Reputation: 169
I want to implement this.I will read a .txt file and then i will convert it from Big letters to small letters in an other .txt file. Then i have to count them so that i find the most common letters or words .My question is What kind of table should i use for that? Should i use a hash or a map table ?The .txt files has about 5000000 letters words sentences.What is the table i have to use if i want to store compare and count and convert large files,so that i can retrieve it fast. I have though a hash table
HashMap<String, String> hm = new HashMap<String, String>();
or should i do it with some other way? Or should i use linked list ? How can i implement it for Sentences or Words ?
Upvotes: 3
Views: 1065
Reputation: 194
Have a look here http://www.ntu.edu.sg/home/ehchua/programming/java/J5c_Collection.html#zz-2.6
and here http://www.ntu.edu.sg/home/ehchua/programming/java/J5c_Collection.html#zz-4.
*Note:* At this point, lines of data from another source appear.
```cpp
template <class LP, class = void>
struct MayPersist : std::true_type {};
template <class LP>
struct MayPersist<LP, std::void_t<decltype(LP::WAVE_IN_ONE_SPECTRUM)>> : std::bool_constant<LP::WAVE_IN_ONE_SPECTRUM> {};

template <class LP, class = void>
struct SingleSpectrum : std::false_type {};
template <class LP>
struct SingleSpectrum<LP, std::void_t<decltype(LP::SINGLE_SPECTRUM)>> : std::bool_constant<LP::SINGLE_SPECTRUM> {};

template <class M, int L_ = 1>
struct GenericLP {
    static constexpr bool SINGLE_SPECTRUM = true;
    static constexpr int NDIM = M::NDIM;
    static constexpr int L = L_;
    static constexpr bool CAN_STAGE = true;
    static constexpr int REC_DOUBLES = M::REC;
    ModelOperands o;
    Bounds b;
    __device__ __forceinline__ double operator()(const double (&th)[NDIM], int, int g) const
    {
        return logprob_row<M, L>(th, o, b, g);
    }
    __device__ __forceinline__ const double *records(long long) const { return o.cb; }
    __host__ __device__ __forceinline__ int n_freq() const { return o.N; }
    struct Local {};
    __device__ __forceinline__ Local local(long long) const { return {}; }
// ... 223 lines not shown
                        a.zz[t], a.factor[t], a.logu[t], lp, i, g, a.status, row, lp_row);
}

template <int NDIM>
__device__ __forceinline__ void commit_row(const StretchArgs &a, int i, const double (&row)[NDIM],
                                           double lp_row, bool acc)
{
    if (acc) {
#pragma unroll
        for (int k = 0; k < NDIM; ++k) a.coords[(long long)i * NDIM + k] = row[k];
        a.logp[i] = lp_row;
    }
    if (a.chain_row) {
#pragma unroll
        for (int k = 0; k < NDIM; ++k) a.chain_row[(long long)i * NDIM + k] = row[k];
    }
    if (a.logp_row) a.logp_row[i] = lp_row;
    if (a.naccept && acc) atomicAdd(a.naccept + i, 1);
}

__device__ __forceinline__ int perm_inverse(long long y, long long W, long long Ainv, long long B)
{
    long long v = y - B;
    if (v < 0) v += W;
    if (W <= 65536) return (int)(((unsigned)Ainv * (unsigned)v) % (unsigned)W);
    const unsigned long long prod = (unsigned long long)Ainv * (unsigned long long)v;
    const unsigned q = (unsigned)((double)prod * (1.0 / (double)W));
    long long r = (long long)(prod - (unsigned long long)q * (unsigned long long)W);
    if (r < 0) r += W;
    if (r >= W) r -= W;
    return (int)r;
}

struct SlotDraw {
    int active, partner;
    double z, factor, logu;
};

__device__ __forceinline__ SlotDraw draw_slot(long long W, double a, double ndim_m1, unsigned seed_lo,
                                              unsigned seed_hi, unsigned step, int h, unsigned e,
                                              long long t, long long A_inv, long long B)
{
    const long long Nc = h ? (W + 1) / 2 : W / 2;
    const unsigned c2 = (unsigned)h | (e << 1);
    const Philox4 r0 = philox4x32_10((unsigned)t, step, c2, 0u, seed_lo, seed_hi);
    const Philox4 r1 = philox4x32_10((unsigned)t, step, c2, 1u, seed_lo, seed_hi);
    const double uz = u53(r0.v[0], r0.v[1]);
    const long long r = (long long)(((unsigned long long)r0.v[2] * (unsigned long long)Nc) >> 32);
    const double v = (a - 1.0) * uz + 1.0;
    SlotDraw d;
    d.z = (v * v) / a;
    d.active = perm_inverse(2 * t + h, W, A_inv, B);
    d.partner = perm_inverse(2 * r + (1 - h), W, A_inv, B);
    d.factor = ndim_m1 * log(d.z);
    d.logu = log(u53(r1.v[0], r1.v[1]));
    return d;
}

template <class LP, int BLK = 64>
__global__ __launch_bounds__(BLK) void k_stretch_half(const StretchArgs a, const LP lp)
{
    constexpr int L = LP::L;
    const long long tid = (long long)blockIdx.x * BLK + threadIdx.x;
    const long long slot = tid / L;
    const int g = (int)(tid % L);
    const bool live = slot < a.n_slots;
    const long long t = live ? slot : a.n_slots - 1;
    int i;
    double row[LP::NDIM], lp_row;
    const bool acc = stretch_slot(a, lp, t, g, i, row, lp_row);
    if (live && g == 0) commit_row<LP::NDIM>(a, i, row, lp_row, acc);
}

constexpr int PACKED_ROW = 8;

template <class LP, int BLK = 256>
__global__ __launch_bounds__(BLK) void k_stretch_half_packed(const StretchArgs a, const LP lp)
{
    static_assert(LP::L == 1 && LP::NDIM < PACKED_ROW, "one lane per slot, a walker in one 64-byte row");
    constexpr int NDIM = LP::NDIM;
    const long long slot = (long long)blockIdx.x * BLK + threadIdx.x;
    const bool live = slot < a.n_slots;
    const long long t = live ? slot : a.n_slots - 1;
    int i, p;
    double z, factor, logu;
    if (a.perm) {
        const SlotDraw d = draw_slot(a.draw_W, a.draw_a, a.draw_ndim_m1, a.seed_lo, a.seed_hi, a.draw_step, a.draw_h,
                                     a.draw_e, t, a.perm[1], a.perm[2]);
        i = d.active; p = d.partner; z = d.z; factor = d.factor; logu = d.logu;
    } else {
        i = __builtin_nontemporal_load(a.active + t); p = __builtin_nontemporal_load(a.partner + t);
    }
    const dbl2 *srow = reinterpret_cast<const dbl2 *>(a.packed + (long long)i * PACKED_ROW);
    const dbl2 *crow = reinterpret_cast<const dbl2 *>(a.packed + (long long)p * PACKED_ROW);
    dbl2 sv[4], cv[4];
#pragma unroll
    for (int q = 0; q < 4; ++q) { sv[q] = srow[q]; cv[q] = crow[q]; }
    if (!a.perm) {
        z = __builtin_nontemporal_load(a.zz + t); factor = __builtin_nontemporal_load(a.factor + t);
        logu = __builtin_nontemporal_load(a.logu + t);
    }
    double s_row[PACKED_ROW], c_row[PACKED_ROW];
#pragma unroll
    for (int q = 0; q < 4; ++q) { s_row[2 * q] = sv[q].x; s_row[2 * q + 1] = sv[q].y; c_row[2 * q] = cv[q].x; c_row[2 * q + 1] = cv[q].y; }
    double row[NDIM], lp_row;
    const bool acc = stretch_move(s_row, c_row, s_row[PACKED_ROW - 1], z, factor, logu, lp, i, 0, a.status, row, lp_row);
    if (!live) return;
    if (acc) {
        double r[PACKED_ROW];
#pragma unroll
        for (int q = 0; q < PACKED_ROW; ++q) r[q] = q < NDIM ? row[q] : 0.0;
        r[PACKED_ROW - 1] = lp_row;
        dbl2 *dst = reinterpret_cast<dbl2 *>(a.packed + (long long)i * PACKED_ROW);
#pragma unroll
        for (int q = 0; q < 4; ++q) { dbl2 v; v.x = r[2 * q]; v.y = r[2 * q + 1]; dst[q] = v; }
        if (a.naccept) atomicAdd(a.naccept + i, 1);
    }
    if (a.chain_row) {
#pragma unroll
        for (int k = 0; k < NDIM; ++k) __builtin_nontemporal_store(row[k], a.chain_row + (long long)i * NDIM + k);
    }
    if (a.logp_row) __builtin_nontemporal_store(lp_row, a.logp_row + i);
}

template <bool PACK>
__global__ __launch_bounds__(256) void k_state_repack(double *coords, double *logp, double *packed, long long W, int ndim)
{
    __shared__ __attribute__((aligned(16))) double tile[256 * PACKED_ROW];
    const long long row0 = (long long)blockIdx.x * 256;
    const int rows = (int)(W - row0 < 256 ? W - row0 : 256);
    const int tid = threadIdx.x;
    dbl2 *tile2 = reinterpret_cast<dbl2 *>(tile);
    dbl2 *packed2 = reinterpret_cast<dbl2 *>(packed + row0 * PACKED_ROW);
    if (PACK) {
        for (int idx = tid; idx < rows * ndim; idx += 256) {
            const int w = idx / ndim, q = idx - w * ndim;
            tile[w * PACKED_ROW + q] = coords[row0 * ndim + idx];
        }
        if (tid < rows) {
            for (int q = ndim; q < PACKED_ROW - 1; ++q) tile[tid * PACKED_ROW + q] = 0.0;
            tile[tid * PACKED_ROW + PACKED_ROW - 1] = logp[row0 + tid];
        }
        __syncthreads();
        for (int j = tid; j < rows * (PACKED_ROW / 2); j += 256) packed2[j] = tile2[j];
    } else {
        for (int j = tid; j < rows * (PACKED_ROW / 2); j += 256) tile2[j] = packed2[j];
        __syncthreads();
        for (int idx = tid; idx < rows * ndim; idx += 256) {
            const int w = idx / ndim, q = idx - w * ndim;
            coords[row0 * ndim + idx] = tile[w * PACKED_ROW + q];
        }
        if (tid < rows) logp[row0 + tid] = tile[tid * PACKED_ROW + PACKED_ROW - 1];
    }
}


template <class LP>
__global__ __launch_bounds__(64) void k_stretch_eval(const StretchArgs a, const LP lp)
{
    constexpr int NDIM = LP::NDIM;
    constexpr int L = LP::L;
    const long long tid = (long long)blockIdx.x * 64 + threadIdx.x;
    const long long slot = a.slot_lo + tid / L;
    const int g = (int)(tid % L);
    const bool live = slot < a.slot_hi;
    const long long t = live ? slot : a.slot_hi - 1;
    int i;
    double row[NDIM], lp_row;
    const bool acc = stretch_slot(a, lp, t, g, i, row, lp_row);
    if (!live || g != 0) return;
    double *out = a.block + (t - a.slot_lo) * (NDIM + 2);
#pragma unroll
    for (int k = 0; k < NDIM; ++k) out[k] = row[k];
    out[NDIM] = lp_row;
    out[NDIM + 1] = acc ? 1.0 : 0.0;
}

template <int NDIM>
__global__ __launch_bounds__(64) void k_stretch_apply(const StretchArgs a)
{
    const long long t = (long long)blockIdx.x * 64 + threadIdx.x;
    if (t >= a.n_slots) return;
    long long r, off;
    const long long big = a.extra * (a.base + 1);
    if (t < big) { r = t / (a.base + 1); off = t - r * (a.base + 1); }
// ... 361 lines not shown
```

bisip_amd/csrc/stretch_launch.h:

```cpp
#pragma once
#include "host.h"

#include <cstdlib>

namespace bisip {
namespace host {

template <class LP>
int launch_persistent(const PersistArgs &p0, const LP &lp, hipStream_t st)
{
    PersistArgs p = p0;
    const long long nh = (p.W + 1) / 2;
    p.lanes_per_ens = (int)(((nh * LP::L + 63) / 64) * 64);
    const size_t state_bytes = (size_t)p.W * (LP::NDIM + 1) * sizeof(double);
    size_t rec_bytes = 0;
    if constexpr (LP::CAN_STAGE) {
        const bool off = std::getenv("BISIP_NO_LDS_STAGING") != nullptr;
        rec_bytes = off ? 0 : (((size_t)lp.n_freq() * LP::REC_DOUBLES + 1) & ~(size_t)1) * sizeof(double);
        if (state_bytes + rec_bytes + 16 > 65536) rec_bytes = 0;
    }
    p.rec_stride = (long long)(rec_bytes / sizeof(double));
    long long epw = 1;
    if (p.E > 1) {
        epw = 256 / p.lanes_per_ens;
// ... 36 lines not shown
        }
        p.spread = p.G > 32 ? 1 : 0;
        const dim3 grid((unsigned)(p.spread ? p.G : 8 * p.G)), block(BLK);
        if constexpr (LP::CAN_STAGE) {
            if (rec_bytes) {
                hipLaunchKernelGGL((k_stretch_group<LP, true, BLK>), grid, block, rec_bytes, st, p, lp);
                HIP_TRY(hipGetLastError());
                return BISIP_OK;
            }
        }
        hipLaunchKernelGGL((k_stretch_group<LP, false, BLK>), grid, block, 0, st, p, lp);
        HIP_TRY(hipGetLastError());
        return BISIP_OK;
    }
}

template <class LP>
int launch_stretch(const StretchWork &work, const LP &lp, hipStream_t st)
{
    const StretchKind kind = work.kind;
    if constexpr (LP::L == 8) {
        if (kind != STRETCH_GROUP) return fail(BISIP_EUNSUPPORTED, "internal: eight lanes per slot outside the multi-workgroup sampler");
        return launch_group(*work.persist, lp, st);
    } else {
    if (kind == STRETCH_PERSIST) {
        if constexpr (MayPersist<LP>::value) return launch_persistent(*work.persist, lp, st);
        else return fail(BISIP_EUNSUPPORTED, "internal: a persistent launch for a functor whose waves straddle spectra");
    }
    if (kind == STRETCH_GROUP) return launch_group(*work.persist, lp, st);
    const StretchArgs &a = *work.half;
    if (kind == STRETCH_HALF) {
        if (a.packed) {
            if constexpr (LP::L == 1 && LP::NDIM < PACKED_ROW && SingleSpectrum<LP>::value) {
                const unsigned grid = (unsigned)((a.n_slots + 255) / 256);
                hipLaunchKernelGGL((k_stretch_half_packed<LP, 256>), dim3(grid), dim3(256), 0, st, a, lp);
            } else {
                return fail(BISIP_EUNSUPPORTED, "internal: a packed state for a kernel that has no packed form");
            }
        } else if (a.n_slots * LP::L >= 65536) {
            const unsigned grid = (unsigned)((a.n_slots * LP::L + 255) / 256);
            hipLaunchKernelGGL((k_stretch_half<LP, 256>), dim3(grid), dim3(256), 0, st, a, lp);
        } else {
            const unsigned grid = (unsigned)((a.n_slots * LP::L + 63) / 64);
            hipLaunchKernelGGL((k_stretch_half<LP, 64>), dim3(grid), dim3(64), 0, st, a, lp);
        }
    } else {
        if constexpr (SingleSpectrum<LP>::value) {
            const unsigned grid = (unsigned)(((a.slot_hi - a.slot_lo) * LP::L + 63) / 64);
            hipLaunchKernelGGL((k_stretch_eval<LP>), dim3(grid), dim3(64), 0, st, a, lp);
        } else {
            return fail(BISIP_EUNSUPPORTED, "the sharded half-step takes a single-spectrum context");
        }
    }
    HIP_TRY(hipGetLastError());
    return BISIP_OK;
    }
}

inline int stretch_lanes(const StretchWork &w)
{
    if (const char *env = std::getenv("BISIP_STRETCH_LANES")) {
        const int v = std::atoi(env);
        if (w.kind == STRETCH_GROUP && (v == 1 || v == 2 || v == 4 || v == 8)) return v;
        if (v == 1 || v == 2 || v == 4) {
            if (w.kind != STRETCH_PERSIST) return v;
            const long long nh = (w.persist->W + 1) / 2;
            return nh * v <= 512 ? v : (nh * 2 <= 512 ? 2 : 1);
        }
// ... 20 lines not shown
```

bisip_amd/sampler.py:

```python

import os

import numpy as np

from .chainview import _DeviceSlabs, _merge_device_parts
from .dist import all_gather_rows, shard_range
from .summaries import DeviceChainSummaries


class _one_blas_thread(object):

    _lock = None
    _controller = None
    _n_libs = -1

    def __enter__(self):
        import threading
        cls = _one_blas_thread
        if cls._lock is None:
            cls._lock = threading.Lock()
        self._ctx = None
        cls._lock.acquire()
        try:
            import sys
# ... 535 lines not shown
        if ev is not None:
            ev.synchronize()
        out = {}
        for name, dt in kinds:
            blk = _pinned_scratch(f'{self._key}stream_{slot}_{name}', need * 8)
            out[name] = blk[:need * (4 if dt == torch.int32 else 8)].view(dt).view(int(n), 2, int(nh))
        return out

    def upload_staged(self, stage, slot=0):
        out = {name: t.to(self.device, non_blocking=True) for name, t in stage.items()}
        ev = self.torch.cuda.Event()
        ev.record(self.torch.cuda.current_stream(self.device))
        _PINNED[f'{self._key}stream_event_{slot}'] = ev
        return out

    def host_buffer(self, shape):
        nbytes = 8 * int(np.prod(shape))
        return self.torch.empty(shape, dtype=self.torch.float64, pin_memory=nbytes >= (32 << 20))

    def copy_out(self, dst_host, src_dev):
        torch = self.torch
        if not hasattr(self, '_copy_stream'):
            self._copy_stream = torch.cuda.Stream(self.device)
        ev = torch.cuda.Event()
        ev.record(torch.cuda.current_stream(self.device))
        self._copy_stream.wait_event(ev)
        with torch.cuda.stream(self._copy_stream):
            dst_host.copy_(src_dev, non_blocking=True)
        src_dev.record_stream(self._copy_stream)

    def draws_in_place(self, W):
        import os
        return os.environ.get('BISIP_NO_INLINE_DRAW') is None and self.ctx.stretch_philox_inline(W)

    def draw(self, st, W, a, seed, step0, n_steps, after=None):
        stream = self.stream()
        if after is not None:
            torch = self.torch
            if not hasattr(self, '_draw_stream'):
                self._draw_stream = torch.cuda.Stream(self.device)
            for ev in after:
                if ev is not None:
                    self._draw_stream.wait_event(ev)
            stream = self._draw_stream.cuda_stream
        self.ctx.stretch_draw_dev(W, a, seed, step0, n_steps, st['perm'].data_ptr(),
                                  st['active'].data_ptr(), st['partner'].data_ptr(),
                                  st['zz'].data_ptr(), st['factor'].data_ptr(),
                                  st['logu'].data_ptr(), stream)
        if after is not None:
            done = self.torch.cuda.Event()
            done.record(self._draw_stream)
            self.torch.cuda.current_stream(self.device).wait_event(done)

    def mark(self):
        ev = self.torch.cuda.Event()
        ev.record(self.torch.cuda.current_stream(self.device))
        return ev

    def synchronize(self):
        self.torch.cuda.synchronize(self.device)
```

and here http://www.javapractices.com/topic/TopicAction.do?Id=65 and the bset in my opinion is here http://www.javamex.com/tutorials/collections/how_to_choose.shtml.
Have fun
Upvotes: 1
Reputation: 14243
You're going to need a Map
for each requirement. For sentences:
Map<String, Integer> sentences = new HashMap<String, Integer>();
For words, the same:
Map<String, Integer> words = new HashMap<String, Integer>();
Finally, for characters, use the following:
Map<Character, Integer> chars = new HashMap<String, Integer>();
HashMap
should be the Map
implementation you use, since you'll be doing a lot of searching within those maps. The counting process does lend itself well to multiple threads, so you may need a thread-safe Map
if you decide on that approach.
Upvotes: 1
Reputation: 93
I would like to suggest you you can use the database approach and also you can use map to handle insert or update count method.
Map<String, boolean>
.
Also you can use batch processing to handle multiple queries at a time.
Upvotes: 0
Reputation: 24895
If you want to count letter, a Map<Character, Long>
or even Map<Character, BigInteger>
seems more suitable. The concrete implementation is not that important. If your set of letters is defined and reduced (say the latin alphabet), you can even use an BigInteger[]
, each letter can easily be replaced by its order in the array.
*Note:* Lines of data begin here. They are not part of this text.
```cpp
enum { CHAIN_STOP = 0, CHAIN_DONE = 1, CHAIN_MORE = 2 };
constexpr int CHAIN_BUCKET_CAP = 64;
struct ChainOut {
    int64_t s, m;
    int32_t pref, status;
    int32_t n_ev, tiles;
    int64_t literal, matched, chain_matches, events;
    uint8_t md5c[16];
    int32_t md5c_valid, digests;
    int64_t flushes;
    int64_t t_total, t_tiles, t_check, t_event, t_digest;
    int64_t t_kset, t_chain, t_drain;
    int64_t t_evb;
    int32_t spec_full;
    int32_t aborted;
    int32_t mapped, first_mapped;
    int64_t clear_to;
    int32_t why, pad2;
    uint32_t elo, ehi;
    int32_t fin, pad3;
};
enum { CHAIN_WHY_NONE = 0, CHAIN_WHY_EVCAP, CHAIN_WHY_END, CHAIN_WHY_PHASE, CHAIN_WHY_TAIL, CHAIN_WHY_NOKSET,
       CHAIN_WHY_CUT, CHAIN_WHY_FLUSH, CHAIN_WHY_BUCKET, CHAIN_WHY_FLUSHHIT, CHAIN_WHY_DEADCAP, CHAIN_WHY_CLOSED,
       CHAIN_WHY_FLUSHED };
struct ChainHelp {
    int32_t nseg;
    int32_t claim;
    int32_t live;
    int32_t tiles;
    int64_t pos;
    int32_t mapped;
    int32_t joins;
    int64_t t_start, t_first;
    int64_t t_kset;
    int32_t whole;
    int32_t nhelp;
    int32_t help_tiles;
};
constexpr int CHAIN_THREADS = 512;
constexpr int CHAIN_PPT = 32;
constexpr int64_t CHAIN_TILE = (int64_t)CHAIN_THREADS * CHAIN_PPT;
constexpr int CHAIN_SEGS = 64;
constexpr int64_t CHAIN_MAP_SEG = 2 * CHAIN_TILE;

struct ChainFile {
    const uint8_t* data;
    int64_t n;
    uint32_t B;
    int32_t C, dl, rem;
    uint32_t kmask;
    const unsigned long long* kslots;
    const int32_t* table_weak;
    const uint8_t* table_strong;
    const int32_t* aw;
    const uint8_t* as;
    const uint8_t* flags;
    int64_t na;
    int64_t na_a;
    int* abort;
    rsh_event* ev;
    int32_t ev_cap;
    uint32_t seed;
    ChainOut* out;
    unsigned long long* hmap;
    int64_t hend;
    const uint8_t* dup;
};
hipError_t launch_k1_clock(const uint8_t* d_data, int64_t n, uint32_t B, uint32_t dl, uint32_t seed_word,
                           int32_t* d_weak, uint8_t* d_strong, unsigned long long* d_clk, hipStream_t s);
hipError_t launch_chain_advance(const ChainFile* files, uint32_t nfiles, hipStream_t s, int phase = 1,
                                int abort_gen = 0, ChainHelp* help = nullptr, uint32_t helpers = 0, bool timed = false);
struct ChunkIndexEnt {
    TableEnt t;
    uint8_t* dup;
};
hipError_t launch_chunk_index(const ChunkIndexEnt* ents, uint32_t nfiles, int32_t max_keys, hipStream_t s,
                              bool bg = false);

hipError_t launch_fill_splitmix(uint8_t* d_out, int64_t n, uint64_t key, int64_t byte_offset, hipStream_t s);

}
```

java-rsync_amd/csrc/device_chain.hip:

```cpp
#include <hip/hip_runtime.h>

#include "device.h"
#include "device_common.h"
#include "device_roll.h"
#include "md5_core.h"
#include "options.h"

#include <algorithm>
#include <type_traits>

namespace rsh {

constexpr int CHAIN_EV_LDS = 64;
__device__ __forceinline__ int64_t chain_clock(bool timed) {
#ifdef RSH_CHAIN_TIMERS_ALWAYS
    timed = true;
#endif
    return timed ? (int64_t)wall_clock64() : 0;
}

__device__ __forceinline__ bool kslots_has(const unsigned long long* __restrict__ ks, uint32_t mask, uint32_t key) {
    uint32_t h = slot_hash(key) & mask;
    for (;;) {
        const unsigned long long v = ks[h];
        if (v == 0ull) return false;
        if ((uint32_t)(v >> 32) == key) return true;
        h = (h + 1) & mask;
    }
}

constexpr int CHAIN_CK_BUCKETS = 8192;
__host__ __device__ constexpr uint32_t chain_ck_h1(uint32_t k) {
    return (((k ^ (k >> 15)) & 0xFFFFFFu) * 0x9E3779u) >> 19;
}
__host__ __device__ constexpr uint32_t chain_ck_h2(uint32_t k) {
    return CHAIN_CK_BUCKETS + ((((k ^ (k >> 8)) & 0xFFFFFFu) * 0x85EBCBu) >> 19);
}
__host__ __device__ constexpr uint32_t chain_ck_empty(uint32_t i) {
    return (i == chain_ck_h1(0u) || i == chain_ck_h2(0u)) ? 1u : 0u;
}
static_assert(chain_ck_h1(1u) != chain_ck_h1(0u) && chain_ck_h2(1u) != chain_ck_h2(0u), "empty values");
struct ChainKeySet {
    uint2* b;
    int32_t* full;
};
__device__ __forceinline__ void chain_ck_insert(const ChainKeySet& ks, uint32_t k) {
    uint32_t cur = k;
    int w = 0;
    for (int it = 0; it < 128; ++it) {
        const uint32_t bi = w == 0 ? chain_ck_h1(cur) : chain_ck_h2(cur), e = chain_ck_empty(bi);
        uint32_t* slot = reinterpret_cast<uint32_t*>(&ks.b[bi]);
#pragma unroll
        for (int j = 0; j < 2; ++j) {
            const uint32_t old = atomicCAS(slot + j, e, cur);
            if (old == e || old == cur) return;
        }
        const uint32_t old = atomicExch(slot + (it & 1), cur);
        if (old == cur) return;
        cur = old;
        w ^= 1;
    }
    *ks.full = 1;
}
__device__ __forceinline__ bool chain_ck_has(const ChainKeySet& ks, uint32_t k) {
    const uint2 a = ks.b[chain_ck_h1(k)], c = ks.b[chain_ck_h2(k)];
    return a.x == k || a.y == k || c.x == k || c.y == k;
}

__device__ __forceinline__ uint32_t chain_mask16(const ChainKeySet& set, const uint32_t (&keys)[16]) {
    uint32_t m = 0;
#pragma unroll
    for (int i = 0; i < 16; ++i) {
        const uint32_t k = keys[i];
        const uint2 x = set.b[chain_ck_h1(k)], y = set.b[chain_ck_h2(k)];
        m |= (uint32_t)((x.x == k) | (x.y == k) | (y.x == k) | (y.y == k)) << i;
        if ((i & 3) == 3) asm volatile("" ::: "memory");
    }
    return m;
}
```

For sentences or words in these numbers, I would go for a database approach, with a row for each value you want to count.
UPDATE: An alternative approach for words and sentences with data structures could be with a tree. The rood node is the empty word, if you find "dad" from root you get the child "d", its grandchild "a" and its greatgrandchild "d", at this point you add 1 to the pointer of that last node (of course, if any of the nodes is missing you have to create them).
Upvotes: 1